YAOUNDÉ, Cameroon – President Ibrahim Boubacar Keita of Mali is set to begin his second five year-term on September 4 after the constitutional court on August 16 confirmed his victory in the August 12 presidential runoff with 67.2 percent of the vote.

Opposition candidate Soumaila Cisse, while receiving 32.8 percent of the vote, says he could have won the poll by 51 percent if not for what he claims was ballot stuffing and other cheating by the Keita camp.

Despite these claims, election observers – including Caritas Mali – said the vote was fair and reflected the will of the electorate.

“The second round of voting in the presidential election took place in good conditions. The dysfunctions noticed were not in the nature to affect the outcome of the ballot in the polling stations we observed,” said Theodore Togo, the Caritas secretary general who served as the head of the Caritas observer mission.

Since 2013, Caritas has been involved in elections monitoring in the troubled African country. It deployed 353 observers during that year’s presidential election, and 428 during legislative elections in the same year.

The Catholic charity was supported in its poll-watching by its partners Secours Catholique France, Caritas Spain, and MISEREOR – the German Catholic Bishops’ Organisation for Development Cooperation.

The Catholic organizations deployed 513 election observers and supervisors at 692 polling stations in 167 of 703 communes in the country.

“Generally, the polling booths where our observers were present opened and closed in time,” Togo said.

He did mention several polling places in the central Mopti region had to be relocated and opened late, and that poor lighting in some locations made counting difficult.

The observers also noted that election material was present in a majority of the polling stations as well as the presence of officials from the various competing political parties but critiqued the absence of electoral lists in some polling stations, and the poor quality of indelible ink in others.

Yet, the few shortcomings noticeable weren’t enough to discredit the outcome of the ballot, according to Caritas.

The charity says the conduct of the second round demonstrates a sustained effort to do away with the loopholes noticeable in the first round of balloting that took place on July 29. The organization wasn’t happy with the low voter turnout but said this too can be understood against the backdrop of terrorist threats.

In the end, more than 2.7 million Malians went to the polls in the second round, representing 34 percent of registered voters.

Small Catholic community a force for peace in Muslim-majority country

Mali lies within the Sahel, the semi-arid region dividing the Sahara from the rest of sub-Saharan Africa. The country is 90 percent Muslim and only 5 percent Christian (half of these are Catholic.)

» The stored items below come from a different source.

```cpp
struct Policy {
    int use_dma = 1;
    int force_wm = 0, force_nt = 0;
    int no_fast = 0;
    int pp_f32_n128 = 1;
    int pp_f32_mode = 1;
    int f32_tile_sk = 1;
    int f32_tile_sk_per_cu = 0;
    int f32_winograd = 1;
    int f32_winograd_chunks = 1;
    int f32_winograd_layer = 1;
    int f32_winograd_gemm = 0;
    int f32_winograd_sk = 1;
    int f32_winograd_sk_per_cu = 0;
    int f32_winograd_sk_wgs = 0;
    int f32_winograd_ring = 0;
    int f32_winograd_tower_gemm = 0;

    int dcn_fused = 1;

    int bf16_tile = 0;
// ... 4 lines not shown
    int pp128_mode = 1;
    int pp128_min_k = 4096;
    int pp128_max_t88 = 128;
    int sk_spin_limit = 1 << 24;
    int sk_drop_publish = 0;
    int stream_mode = 1;

    int wgrad_bf16_tile = 0;
    int wgrad_slabs = 1;
    int wgrad_slot_pct = 75;
    int wgrad_slot_pct_big = 75;
    int wgrad_two_pass = 24;
    int wgrad_pp_mode = 1;
    int wgrad_pp_slot_pct = 75;
    int wgrad_pp_two_pass = 24;
    int wgrad_pp_fuse = 0;

    int roi_exact = 0;
    int roi_stream_c = 3;
    int roi_prep = 0;
    int roi_rpw = 0;
    int roi_order = 1;
    int roi_gather_chunks = -1;
};
extern Policy g_policy;

struct Counters {
    int f32_tile_sk_launches = 0;
    int f32_tile_sk_wgs = 0;
    int wgrad_pp_launches = 0;
    int pp_f32_launches = 0;
    int pp_f32_rows = 0;
    int pp_f32_cols = 0;
    int pp_bf16_launches = 0;
    int pp128_bf16_launches = 0;
    int stream1x1_launches = 0;
    int sk_chain_fills = 0;
    int sk_par_fills = 0;
    int sk_last_wgs = 0;
    int bf16_tile_launches = 0;
    int bf16_tile_rows = 0;
    int bf16_tile_cols = 0;
    int bf16_tile_waves = 0;
    int bf16_tile_stages = 0;
    int wgrad_bf16_tile_launches = 0;
    int wgrad_bf16_last_tile = 0;
    int f32_winograd_launches = 0;
    int f32_winograd_tiles = 0;
    int f32_winograd_layer_launches = 0;
    int f32_winograd_layer_variant = 0;
    int f32_winograd_sk_launches = 0;
    int f32_winograd_sk_last_wgs = 0;
    int f32_winograd_tower_variant = 0;
    int f32_winograd_last_ring = 0;
    int dcn_fused_launches = 0;
    int dcn_im2col_launches = 0;
    int roi_ordered_launches = 0;
    int roi_prepared_launches = 0;
    int roi_gather_chunked = 0;
    int roi_gather_last_ch = 0;
};
extern Counters g_counters;
inline void count(int& c) { c = (c + 1) & 0x7fffffff; }

int wino_layer_rule(int tiles, int cin, int cout);
int wino_gemm_rule(int tiles, int cout);
int wino_gemm_variant(int tiles, int cout);
int wino_persistent_rule(int workgroup_tiles, int units, int cus, int per_cu);
int wino_tower_gemm_rule(int tiles, int cout);
int wino_ring_rule(int workgroup_tiles, int cin);

}
```

### boosting-r-cnn_amd/csrc/policy.hip

```cpp
#include "common.h"
#include "policy.h"

__attribute__((require_constant_initialization)) brcnn::Policy brcnn::g_policy;
__attribute__((require_constant_initialization)) brcnn::Counters brcnn::g_counters;
using brcnn::g_counters, brcnn::g_policy;
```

In 2013, French troops joined Malian soldiers in efforts to free the north of the country that had been overrun by Jihadist groups linked to al Qaeda, but while that effort was underway, other terrorist groups turned to the Sahel region of Central and Southern Mali.

The UN has said the humanitarian and human rights situation in Mali has “deteriorated,” with more people already killed in the country so far this year than in all of 2017. Over 650 schools have been shuttered by terrorists, under the slogan that “there should be no education but Islam.”

Despite its small size, the Catholic Church in the country has been leading efforts for peace.

Pope Francis showed his solidarity with the people of Mali when he made Archbishop Jean Zerbo a cardinal on June 28, 2017. The archbishop of the Malian capital Bamako, Zerbo is the first cardinal from the country.

On July 23, a week before the first round of the presidential vote, Zerbo helped organize a ‘civic responsibility day’ with other Christian leaders. The cardinal said Malians “only had one ambition: That of peace.”

“We must not because of political interests, lose our culture, factor of social cohesion and fraternal links,” he said.

Zerbo said it was necessary for all to recognize “what is going on in the hearts of Malians in view of what they had suffered.”

“We’ve got orphans, widows, old people with no assistance in our country … We should think about all those we have lost: Soldiers, civilians, traders, travelers, since 2012,” the cardinal continued.

Recommendations from Caritas for electoral process

The Caritas observer mission has rolled out a range of recommendations designed to improve on the country’s electoral process and its democracy.

To ensure electoral transparency, the mission calls on the government to revise the electoral code to make certain the publication of results polling station by polling station; improve relations between the ministry and political parties and the civil society as well as train and empower polling agents.

They also called on any party disputing the conduct or results of an election to use only legal channels to address their grievances and resist inflammatory language that could imperil Mali’s fragile peace.